Regard anthropologique

Jacques Dufresne

Invitation à étudier les sports avec le regard et la méthode des anthropologues.

Le golf, ce sport d'origine britannique qui permet de vivre ensemble, mais séparément, de retrouver l'esprit du clan sans renoncer à son individualisme.
Un terrain de golf, c'est une réserve, un lieu exotique, une espèce de Papouasie, l'habitat d'une culture autonome aux rites mystérieux. Le mot club qui sert à désigner cet endroit n'a pas été choisi au hasard.

On n'entre dans un club que guidé par des amis ou des confrères (de collège), ce que j'ai fait la semaine dernière, mais en tant qu'anthropologue et non en tant qu'apprenti. Je voulais étudier une culture étrangère, ce qui m'a donné le goût et le courage de suivre trois de mes confrères pendant près de cinq heures. Grâce à eux, j'ai bien vite compris que de tous les sports, le golf est celui qui exige la meilleure coordination motrice.

J'ai quand même eu beaucoup de difficulté à comprendre qu'on puisse se coordonner aussi savamment pendant cinq heures. Vive le tennis où l'on se coordonne peut-être un peu moins bien, mais mille fois plus vite et plus souvent!

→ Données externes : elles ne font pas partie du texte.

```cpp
int ensure_i8(mq_index* ix, hipStream_t s) {
  int rc = ix->rows8.ensure((size_t)(ix->cap + kI8PadRows) * ix->dim);
  if (!rc) rc = ix->scale8.ensure((size_t)(ix->cap + kI8PadRows) * sizeof(float));
  if (!rc) rc = ix->err8.ensure((size_t)(ix->cap + kI8PadRows) * sizeof(float));
  if (!rc) rc = ix->stats8.ensure(2 * sizeof(unsigned));
  if (rc) return rc;
  if (ix->n8 < ix->n) {
    if (ix->n8 == 0) MQ_HIP(hipMemsetAsync(ix->stats8.p, 0, 2 * sizeof(unsigned), s));
    launch_i8_shadow(ix->rows + ix->n8 * ix->dim, ix->n - ix->n8, ix->dim,
                     ix->rows8.as<unsigned>() + ix->n8 * ix->dim / 4, ix->scale8.as<float>() + ix->n8,
// ... 142 lines not shown
}

template <class T>
void fallback_extent(const mq_index* ix, int64_t nf_lo, int64_t nf_hi, int per_cu, int kl,
                     int64_t* grid, int64_t* cand) {
  for (int64_t nqt = (nf_lo + T::BM - 1) / T::BM; nqt * T::BM < nf_hi + T::BM; ++nqt) {
    const int64_t nf = std::min(nf_hi, nqt * T::BM);
    const ScanGeom g = scan_geom(nf, T::BM, T::BN, per_cu, ix->num_cus, ix->n);
    *grid = std::max<int64_t>(*grid, (int64_t)g.G * g.nqt);
    *cand = std::max<int64_t>(*cand, (int64_t)g.G * T::WAVES_N * SearchSmem<T>::LPQ * nf * kl);
  }
}

template <int KC>
void launch_fallback_scans(mq_index* ix, int64_t nq, int k, const int* nf, const int64_t* fail,
                           float* os, int64_t* oi, int64_t grid, hipStream_t s) {
  const float* qc = ix->afb_q.as<float>();
  float* cs = ix->afb_cs.as<float>();
  int* ci = ix->afb_ci.as<int>();
  hipLaunchKernelGGL((fallback_search_kernel<KC>), dim3((unsigned)grid), dim3(256), 0, s, qc, nf, ix->rows,
                     ix->n, ix->dim, ix->num_cus, k, cs, ci);
  auto* tot = ix->afb_total.as<unsigned long long>();
  const dim3 mgrid((unsigned)nq);
  if (k <= 8)
    hipLaunchKernelGGL((fallback_merge_kernel<8, KC>), mgrid, dim3(256), 0, s, cs, ci, ix->num_cus, ix->n, k, k,
                       nf, fail, os, oi, tot);
  else
    hipLaunchKernelGGL((fallback_merge_kernel<16, KC>), mgrid, dim3(256), 0, s, cs, ci, ix->num_cus, ix->n, k,
                       k, nf, fail, os, oi, tot);
}

constexpr size_t kFbMaxBytes = 256ull << 20;

struct FallbackPlan {
  bool ok = false;
  int64_t grid = 0;
};

int fallback_prepare(mq_index* ix, int64_t nq, int k, FallbackPlan* fp) {
  const int per_cu = 2;
  int64_t grid_n = 0, grid_w = 0, cand = 0;
  fallback_extent<SearchNarrow>(ix, 1, std::min<int64_t>(nq, kFbNarrowMax), per_cu, k, &grid_n, &cand);
  if (nq > kFbNarrowMax) fallback_extent<SearchWide>(ix, kFbNarrowMax + 1, nq, per_cu, k, &grid_w, &cand);
  fp->ok = false;
  if ((size_t)cand * (sizeof(float) + sizeof(int)) + (size_t)nq * ix->dim * sizeof(float) > kFbMaxBytes)
    return MQ_OK;
  int rc = ix->afb_q.ensure((size_t)nq * ix->dim * sizeof(float));
  if (!rc) rc = ix->afb_cs.ensure((size_t)cand * sizeof(float));
  if (!rc) rc = ix->afb_ci.ensure((size_t)cand * sizeof(int));
  if (!rc && !ix->afb_total.p) {
    rc = ix->afb_total.ensure(sizeof(unsigned long long));
    if (!rc) MQ_HIP(hipMemset(ix->afb_total.p, 0, sizeof(unsigned long long)));
  }
  if (rc) return rc;
  if (!ix->afb_host) {
    MQ_HIP(hipHostMalloc((void**)&ix->afb_host, sizeof(unsigned long long), hipHostMallocDefault));
    *ix->afb_host = 0;
  }
  if (!ix->afb_event) MQ_HIP(hipEventCreateWithFlags(&ix->afb_event, hipEventDisableTiming));
  fp->ok = true;
  fp->grid = std::max(grid_n, grid_w);
  return MQ_OK;
}

static_assert(kScreenMaxK <= 16, "fallback_search_kernel<KC> has KC = 8 or 16");
int launch_async_fallback(mq_index* ix, const FallbackPlan& fp, int64_t nq, int k, float* os, int64_t* oi,
                          const int64_t* fail, hipStream_t s) {
  const int* nf = ix->flag.as<int>();
  if (k <= 8)
    launch_fallback_scans<8>(ix, nq, k, nf, fail, os, oi, fp.grid, s);
  else
    launch_fallback_scans<16>(ix, nq, k, nf, fail, os, oi, fp.grid, s);
  MQ_HIP(hipGetLastError());
  MQ_HIP(hipMemcpyAsync(ix->afb_host, ix->afb_total.p, sizeof(unsigned long long), hipMemcpyDeviceToHost, s));
  MQ_HIP(hipEventRecord(ix->afb_event, s));
  return MQ_OK;
}

int search_screened(mq_index* ix, int tier, const float* q, int64_t nq, int k, float* os,
                    int64_t* oi, hipStream_t s) {
  const bool bf = tier == TIER_BF16_STREAM || tier == TIER_BF16;
  const int want = tier == TIER_BF16 || tier == TIER_I8 ? MQ_MAX_K
                   : tier == TIER_BF16_STREAM ? (k + 11 <= 16 ? 16 : std::min(std::max(32, k + 16), MQ_MAX_K))
                   : (k + 3 <= 8 ? 8 : k + 8);
  const int kc = (int)std::min<int64_t>(want, ix->n);
  int rc = bf ? ensure_shadow(ix, s) : MQ_OK;
  if (!rc && tier == TIER_BF16) rc = queries_to_bf16(ix, q, nq, s);
  if (!rc) rc = ix->coarse_s.ensure((size_t)nq * kc * sizeof(float));
  if (!rc) rc = ix->coarse_i.ensure((size_t)nq * kc * sizeof(int64_t));
  if (!rc) rc = ix->flag.ensure(sizeof(int));
  if (!rc) rc = ix->tier_fail[tier].ensure((size_t)nq * sizeof(int64_t));
  if (rc) return rc;
  int64_t* fail = ix->tier_fail[tier].as<int64_t>();
  if (tier == TIER_I8) {
    rc = i8_topk(ix, q, nq, kc, nullptr, nullptr, s, ix->flag.as<int>(), k);
    if (rc) return rc;
    hipLaunchKernelGGL(i8_finish_kernel, dim3((unsigned)nq), dim3(kFinT), 0, s, q, ix->rows, ix->dim,
                       ix->ts_cs.as<float>(), ix->ts_ci.as<int>(), ix->ts_count.as<int>(),
                       i8_lists(ix->num_cus), ix->ts_tau.as<float>(), k, ix->stats8.as<unsigned>(), ix->err8.as<float>(), os, oi, ix->flag.as<int>(), fail);
    ix->tl.close(s);
    MQ_HIP(hipGetLastError());
  } else {
    const int kind = tier == TIER_X6 ? SCAN_X6 : tier == TIER_BF16 ? SCAN_BF16 : SCAN_STREAM16;
    const float* qs = tier == TIER_BF16 ? ix->q16.as<float>() : q;
    rc = kind == SCAN_BF16 ? bf16_candidates(ix, qs, nq, kc, ix->coarse_s.as<float>(), ix->coarse_i.as<int64_t>(), s)
                           : scan_topk(ix, kind, qs, nq, kc, ix->coarse_s.as<float>(), ix->coarse_i.as<int64_t>(), s);
    if (rc) return rc;
    const int mode = tier == TIER_X6 ? VERIFY_X6 : tier == TIER_BF16 ? VERIFY_BF16_Q16 : VERIFY_BF16_Q32;
    const unsigned* stats = bf ? ix->stats16.as<unsigned>() : nullptr;
// ... 3 lines not shown
    if (kc >= ix->n) return MQ_OK;
    FallbackPlan fp;
    if (tier == TIER_BF16) {
      poll_async_fallbacks(ix);
      if (ix->async_screen && ix->sync_left == 0 && k <= kScreenMaxK) {
        rc = fallback_prepare(ix, nq, k, &fp);
        if (rc) return rc;
      }
      if (!fp.ok && ix->sync_left > 0) --ix->sync_left;
    }
    MQ_HIP(hipMemsetAsync(ix->flag.p, 0, sizeof(int), s));
    hipLaunchKernelGGL(screen_verify_kernel, dim3((unsigned)((nq + 3) / 4)), dim3(256), 0, s, q,
                       ix->dim, ix->coarse_s.as<float>(), kc, os, k, nq, mode, stats, ix->flag.as<int>(),
                       fail, fp.ok ? ix->afb_q.as<float>() : nullptr);
    MQ_HIP(hipGetLastError());
    if (fp.ok) return launch_async_fallback(ix, fp, nq, k, os, oi, fail, s);
  }
  int n_fail = 0;
  rc = read_flag(ix, ix->flag.as<int>(), s, &n_fail);
  if (rc) return rc;
  if (tier == TIER_I8) {
    ix->i8_fail_avg = 0.9 * ix->i8_fail_avg + 0.1 * (double)n_fail / (double)nq;
    if (ix->i8_fail_avg > 0.3) {
      ix->i8_skip = 256;
      ix->i8_fail_avg = 0.0;
    }
  } else if (tier == TIER_BF16) {
    ix->bf_fail_avg = 0.75 * ix->bf_fail_avg + 0.25 * (double)n_fail / (double)nq;
    if (ix->bf_fail_avg > kBfSkipShare) {
      ix->bf_skip = kBfSkipSearches;
      ix->bf_fail_avg = 0.0;
// ... 358 lines not shown
  if (!stream_ok(ix)) {
    for (int64_t j = 0; j < nq; ++j) {
      const int rc = search_masked(ix, q + j * ix->dim, k, bits, os + j * k, oi + j * k, s);
      if (rc) return rc;
    }
    return MQ_OK;
  }
  if (!(exact_kind && k <= kScreenMaxK && thresh_ok(ix, nq) && ix->dim <= 1024)) {
    const int rc = masked_stream(ix, q, nq, k, bits, os, oi, s);
    if (rc) return rc;
    MQ_HIP(hipStreamSynchronize(s));
    return MQ_OK;
  }
  const int kc = (int)std::min<int64_t>(MQ_MAX_K, ix->n);
  int rc = ensure_shadow(ix, s);
  if (!rc) rc = queries_to_bf16(ix, q, nq, s);
  if (!rc) rc = ix->coarse_s.ensure((size_t)nq * kc * sizeof(float));
  if (!rc) rc = ix->coarse_i.ensure((size_t)nq * kc * sizeof(int64_t));
  if (!rc) rc = ix->flag.ensure(sizeof(int));
  if (!rc) rc = ix->tier_fail[TIER_BF16].ensure((size_t)nq * sizeof(int64_t));
  if (rc) return rc;
  rc = thresh_topk(ix, ix->q16.as<float>(), nq, kc, ix->coarse_s.as<float>(), ix->coarse_i.as<int64_t>(), s,
                   kTsRank, nullptr, nullptr, bits);
  if (rc) return rc;
  const unsigned* stats = ix->stats16.as<unsigned>();
  hipLaunchKernelGGL(rerank_kernel, dim3((unsigned)nq), dim3(256), 0, s, q, ix->rows, ix->dim,
                     ix->coarse_i.as<int64_t>(), kc, k, os, oi, ix->coarse_s.as<float>(), VERIFY_BF16_Q16, stats);
  MQ_HIP(hipMemsetAsync(ix->flag.p, 0, sizeof(int), s));
  int64_t* fail = ix->tier_fail[TIER_BF16].as<int64_t>();
  hipLaunchKernelGGL(screen_verify_kernel, dim3((unsigned)((nq + 3) / 4)), dim3(256), 0, s, q, ix->dim,
                     ix->coarse_s.as<float>(), kc, os, k, nq, VERIFY_BF16_Q16, stats, ix->flag.as<int>(), fail,
                     nullptr);
  MQ_HIP(hipGetLastError());
  int n_fail = 0;
  rc = read_flag(ix, ix->flag.as<int>(), s, &n_fail);
  if (rc) return rc;
  if (n_fail > 0) {
    ix->masked_gathers += n_fail;
    rc = ix->tier_q[TIER_BF16].ensure((size_t)n_fail * ix->dim * sizeof(float));
    if (!rc) rc = ix->tier_s[TIER_BF16].ensure((size_t)n_fail * k * sizeof(float));
    if (!rc) rc = ix->tier_i[TIER_BF16].ensure((size_t)n_fail * k * sizeof(int64_t));
    if (rc) return rc;
    float* sq = ix->tier_q[TIER_BF16].as<float>();
    hipLaunchKernelGGL(gather_rows_kernel, dim3((unsigned)((n_fail + 3) / 4)), dim3(256), 0, s, q, fail,
                       (int64_t)n_fail, ix->dim, sq);
    MQ_HIP(hipGetLastError());
    rc = masked_stream(ix, sq, n_fail, k, bits, ix->tier_s[TIER_BF16].as<float>(),
                       ix->tier_i[TIER_BF16].as<int64_t>(), s);
// ... 213 lines not shown
  MQ_CHECK_ARG(max_queries >= 0 && max_queries <= 16, "stream threshold must be in [0, 16] (got %d)",
               max_queries);
  std::lock_guard<std::mutex> lk(ix->mu);
  ix->stream_max_q = max_queries;
  return MQ_OK;
}

int mq_index_set_threshold_scan(mq_index* ix, int enabled) {
  clear_error();
  MQ_CHECK_ARG(ix, "NULL index");
  std::lock_guard<std::mutex> lk(ix->mu);
  ix->thresh_scan = enabled != 0;
  return MQ_OK;
}

int mq_index_set_int8_screen(mq_index* ix, int enabled) {
  clear_error();
  MQ_CHECK_ARG(ix, "NULL index");
  std::lock_guard<std::mutex> lk(ix->mu);
  ix->i8_screen = enabled != 0;
  ix->i8_skip = 0;
  ix->i8_fail_avg = 0.0;
  return MQ_OK;
}

int mq_index_screen_fallbacks(const mq_index* cix, int64_t* to_direct, int64_t* to_split) {
  clear_error();
  MQ_CHECK_ARG(cix, "NULL argument");
  mq_index* ix = const_cast<mq_index*>(cix);
  hipEvent_t ev = nullptr;
// ... 246 lines not shown
```

mediquery-rag_amd/csrc/thresh.hip:

```cpp
#include "gemm_f32.hpp"

#ifndef MQ_TS_DBG
#define MQ_TS_DBG 0
#endif
#if MQ_TS_DBG != 0 && !defined(MQ_MEASUREMENT_BUILD)
#error "MQ_TS_DBG computes wrong results: only a measurement build (-DMQ_MEASUREMENT_BUILD) may set it"
#endif
#include "thresh.hpp"
#include "topk.hpp"

namespace mq {

constexpr int kTsWaves = 8;
#ifndef MQ_TS_DMAW
#define MQ_TS_DMAW 4
#endif
constexpr int kTsDmaWaves = MQ_TS_DMAW;
static_assert(kTsDmaWaves == 8 || kTsDmaWaves == 4 || kTsDmaWaves == 2 || kTsDmaWaves == 1, "DMA waves");
constexpr int kTsQ = kTsWaves * 32;
constexpr int kTsBufs = 3;
constexpr int kTsPeriod = 16;
#ifndef MQ_TS_BF_PERIOD
#define MQ_TS_BF_PERIOD 16
#endif
// ... 186 lines not shown
    if (qvalid) lmax[(int64_t)q * (2 * gridDim.x) + blockIdx.x * 2 + h] = mx;
  } else {
    for (int j = lane; j < min(n_surv, kTsWaveSurv); j += 64) {
      const Survivor v = surv[j];
      const int slot = atomicAdd(count + v.q, 1);
      if (slot < kTsCap) {
        cs[(int64_t)v.q * kTsCap + slot] = v.s;
        ci[(int64_t)v.q * kTsCap + slot] = v.row;
      }
    }
  }
}

__global__ __launch_bounds__(256) void bf16_tau_kernel(const float* __restrict__ lmax, int n_lists,
                                                       int nq, int rank, float* __restrict__ tau,
                                                       int* __restrict__ count) {
  const int lane = threadIdx.x & 63;
  const int q = blockIdx.x * 4 + (threadIdx.x >> 6);
  if (q >= nq) return;
  TopList<kTsRank> t;
  t.init();
  for (int l = lane; l < n_lists; l += 64) {
    const float x = lmax[(int64_t)q * n_lists + l];
    if (t.beats_tail(x, l)) t.insert(x, l);
  }
  float kth = -INFINITY;
  for (int r = 0; r < rank; ++r) {
    float bs = t.s[0];
    int bi = t.id[0], bt = lane;
#pragma unroll
    for (int off = 32; off > 0; off >>= 1) {
// ... 10 lines not shown
  }
  if (lane == 0) {
    tau[q] = kth;
    count[q] = 0;
  }
}

__global__ __launch_bounds__(256) void bf16_select_kernel(const float* __restrict__ cs,
                                                          const int* __restrict__ ci,
                                                          const int* __restrict__ count,
                                                          const float* __restrict__ tau, int kc,
                                                          float* __restrict__ out_s,
                                                          int64_t* __restrict__ out_i,
                                                          int* __restrict__ fail_count,
                                                          int64_t* __restrict__ fail) {
  __shared__ float ls[kTsCap], fs[kTsCap], ts[256];
  __shared__ int li[kTsCap], fi[kTsCap], ti[256];
  __shared__ float cut_s;
  __shared__ int cut_i, nf;
  const int64_t q = blockIdx.x;
  const int tid = threadIdx.x;
  const int total = count[q];
  if (fail && tid == 0 && (total > kTsCap || total < kc)) fail[atomicAdd(fail_count, 1)] = q;
  const int cnt = min(total, kTsCap);
  float bs = -INFINITY;
  int bi = -1;
  for (int i = tid; i < cnt; i += 256) {
    const float x = cs[q * kTsCap + i];
    const int xi = ci[q * kTsCap + i];
    ls[i] = x;
    li[i] = xi;
    if (bi == -1 || better(x, (unsigned)xi, bs, (unsigned)bi)) {
      bs = x;
      bi = xi;
    }
  }
  auto rank_out = [&](const float* rs, const int* ri, int m) __attribute__((always_inline)) {
    for (int i = tid; i < m; i += 256) {
      const float x = rs[i];
      const int xi = ri[i];
      int rank = 0;
      for (int j = 0; j < m; ++j) rank += better(rs[j], (unsigned)ri[j], x, (unsigned)xi) ? 1 : 0;
      if (rank < kc) {
        out_s[q * kc + rank] = rank == kc - 1 && total > kTsCap ? INFINITY : x;
        out_i[q * kc + rank] = xi;
      }
    }
  };
  if (cnt <= 256) {
    __syncthreads();
    rank_out(ls, li, cnt);
  } else {
    ts[tid] = bs;
    ti[tid] = bi;
    if (tid == 0) {
      cut_s = -INFINITY;
      cut_i = -1;
      nf = 0;
    }
    __syncthreads();
    int rank = 0;
    for (int j = 0; j < 256; ++j) rank += better(ts[j], (unsigned)ti[j], bs, (unsigned)bi) ? 1 : 0;
    if (rank == kc - 1) {
      cut_s = bs;
      cut_i = bi;
    }
    __syncthreads();
    const float Ts = cut_s;
    const unsigned Ti = (unsigned)cut_i;
    const int lane = tid & 63;
    for (int base = 0; base < cnt; base += 256) {
      const int i = base + tid;
      const bool keep = i < cnt && !better(Ts, Ti, ls[i], (unsigned)li[i]);
      const unsigned long long bal = __ballot(keep);
      int slot0 = 0;
      if (lane == 0 && bal) slot0 = atomicAdd(&nf, __popcll(bal));
      slot0 = __shfl(slot0, 0);
      if (keep) {
        const int slot = slot0 + __builtin_amdgcn_mbcnt_hi((unsigned)(bal >> 32), __builtin_amdgcn_mbcnt_lo((unsigned)bal, 0));
        fs[slot] = ls[i];
        fi[slot] = li[i];
      }
    }
    __syncthreads();
    rank_out(fs, fi, nf);
  }
  for (int i = cnt + tid; i < kc; i += 256) {
    out_s[q * kc + i] = tau[q];
    out_i[q * kc + i] = -1;
  }
}
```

Puis la lumière s'est faite. Le jeu de golf a précisément pour but de modifier le rapport au temps. Il est la ruse que les gens pressés ont imaginé pour échapper à l'étau des horaires. Pendant la demi-journée que durent les 19 trous, on est dans un temps autre, et, à la limite, dans une civilisation autre. Ce rapport insolite au temps donne aux golfeurs un sentiment de marginalité un peu trompeur, car, pour l'essentiel, leur esprit est occupé par le souci de la normalité. Jamais je n'ai entendu le mot normal aussi souvent en si peu de temps. A chaque trou, un panneau nous apprend que la normale ici est de 2, 3, ou 4...; le premier objectif de chaque joueur étant bien entendu de passer en dessous de cette barre. Trou, normalité! Voilà l'essentiel du golf. Pourquoi? Belle question à poser à un confrère psychologue, chose que je n'ai pas eu le temps de faire, car le silence est de rigueur. Un joueur prépare son coup. Ce silence, dont on n'est même plus assuré dans les cimetières, est un autre aspect du sentiment de marginalité que procure le golf.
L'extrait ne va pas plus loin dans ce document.